### Stored items
+++
template <bool ATLAS, int NL = (ATLAS ? 8 : 6), int VAR = 0>
__global__ void __launch_bounds__(TC_THREADS, 1) tc_fwd_kernel(const __grid_constant__ FwdParams P) {
  extern __shared__ __align__(1024) char smem_raw[];
  constexpr int NST = KCfg<ATLAS, false>::NST;
  SmemMap<NST> sm; sm.init(smem_raw, ATLAS ? SMEM_AUX : 0, FWD_CST_BYTES / 4);
  const int warp = warp_uniform(), lane = threadIdx.x & 31;
  constexpr int L = NL;
  constexpr int FIRST_TC = ATLAS ? 0 : 1;
  constexpr int LAST_TC = L - 2;
  constexpr bool PE3 = ATLAS && VAR > 0;
  constexpr bool SKIPS = ATLAS && !PE3;
  constexpr int OUT = ATLAS ? (PE3 ? VAR : 3) : 2;
  constexpr int KLAST = SKIPS ? 296 : 256;
  constexpr FwdConsts CST = fwd_consts(L, !ATLAS, OUT, KLAST);
  static_assert(CST.floats * 4 <= FWD_CST_BYTES, "forward constants exceed their shared-memory slot");
  uint64_t* cst_full = &sm.empty[NST];
  const int pe_cols = VAR == 1 ? 30 : 6 * P.pe_freqs;
  setup_cta(sm, true);
  TileIter ti; ti.init(P.cap, P.n_groups, P.n_valid, P.g_fwd, P.g_bwd);

  if (warp >= CONSUMER_WGS * 4) {
    setmaxnreg_dec<PRODUCER_REGS>();
    if (warp == CONSUMER_WGS * 4 && lane == 0) {
      mbar_expect_tx(cst_full, CST.floats * 4);
      bulk_g2s(sm.cst, P.img.cst, CST.floats * 4, cst_full);
      Pipe<NST> pp{sm.full, sm.empty, sm.stage, 0};
      for (int t = blockIdx.x; t < ti.total; t += gridDim.x)
        for (int l = FIRST_TC; l <= LAST_TC; ++l) {
          const char* base = P.img.w_fwd + P.img.w_fwd_layer[l];
          if (ATLAS && l == 0) { produce_items(pp, base, 4); continue; }
          if (SKIPS && l == 4) produce_items(pp, base + (int64_t)4 * CHUNK_BYTES, 4);
          produce_items(pp, base, 16);
        }
    }
    return;
  }
  setmaxnreg_inc<CONSUMER_REGS>();
  Consumer c; c.init();
  Pipe<NST> pp{sm.full, sm.empty, sm.stage, 0};
  int pending = -1;
  const float inv_scale = 1.0f / S_W;
  const float* wlast = sm.cst + CST.wl;
  const uint32_t a_rows = smem_u32(sm.a_tile) + c.g * WG_ROW_BYTES;
  const uint32_t aux_rows = smem_u32(sm.aux) + c.g * WG_ROW_BYTES;
  float acc[128];
  mbar_wait(cst_full, 0);
  for (int t = blockIdx.x; t < ti.total; t += gridDim.x) {
    const int gt = ti.global_tile(t);
    const int64_t row0 = (int64_t)gt * TM + c.m0;
    uint16_t* bits_row = reinterpret_cast<uint16_t*>(P.img.bits) + row0 * 16;
    auto put = [&](int m, int col, float v0, float v1) {
      uint32_t h, lo;
      split2_packed(v0, v1, h, lo);
      const int off = tile_off(m, col);
      *reinterpret_cast<uint32_t*>(sm.a_tile + off) = h;
      *reinterpret_cast<uint32_t*>(sm.a_tile + TILE_IMG_BYTES + off) = lo;
    };
    uint32_t held0 = 0, held1 = 0;
    auto flags_out = [&](int slot, int i, int col, uint32_t b0, uint32_t b1) {
      if ((i & 1) == 0) { held0 = b0; held1 = b1; return; }
      b0 = quad_or(b0 | held0); b1 = quad_or(b1 | held1);
      if (P.store_images && c.q == 0) {
        uint16_t* dst = bits_row + (int64_t)slot * P.img.rows * 16 + (col >> 4);
        dst[0] = (uint16_t)b0;
        dst[8 * 16] = (uint16_t)b1;
      }
    };
    auto bias_relu = [&](const float* bias, int i, int col, float (&v)[4]) {
      const float2 bs = *reinterpret_cast<const float2*>(bias + col);
      v[0] = fmaxf(__fmaf_rn(acc[4 * i], inv_scale, bs.x), 0.f);
      v[1] = fmaxf(__fmaf_rn(acc[4 * i + 1], inv_scale, bs.y), 0.f);
      v[2] = fmaxf(__fmaf_rn(acc[4 * i + 2], inv_scale, bs.x), 0.f);
      v[3] = fmaxf(__fmaf_rn(acc[4 * i + 3], inv_scale, bs.y), 0.f);
    };
    if (ATLAS) {
      c.sync();
      for (int task = c.tid; task < 64 * 8; task += 128) {
        const int m = 64 * c.g + (task & 63), c8 = task >> 6;
        const int64_t row = (int64_t)gt * TM + m;
        float in[3] = {0.f, 0.f, 0.f};
// ... 142 lines not shown
  if (c.leader) bulk_wait_all0();
}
+++
### EXERCISE
Send back an exact copy of only the lines from the line with "auto flags_out = [&](int" up to and including the line with "const float2 bs" in the data above.

### EXERCISE RESPONSE
    auto flags_out = [&](int slot, int i, int col, uint32_t b0, uint32_t b1) {
      if ((i & 1) == 0) { held0 = b0; held1 = b1; return; }
      b0 = quad_or(b0 | held0); b1 = quad_or(b1 | held1);
      if (P.store_images && c.q == 0) {
        uint16_t* dst = bits_row + (int64_t)slot * P.img.rows * 16 + (col >> 4);
        dst[0] = (uint16_t)b0;
        dst[8 * 16] = (uint16_t)b1;
      }
    };
    auto bias_relu = [&](const float* bias, int i, int col, float (&v)[4]) {
      const float2 bs = *reinterpret_cast<const float2*>(bias + col);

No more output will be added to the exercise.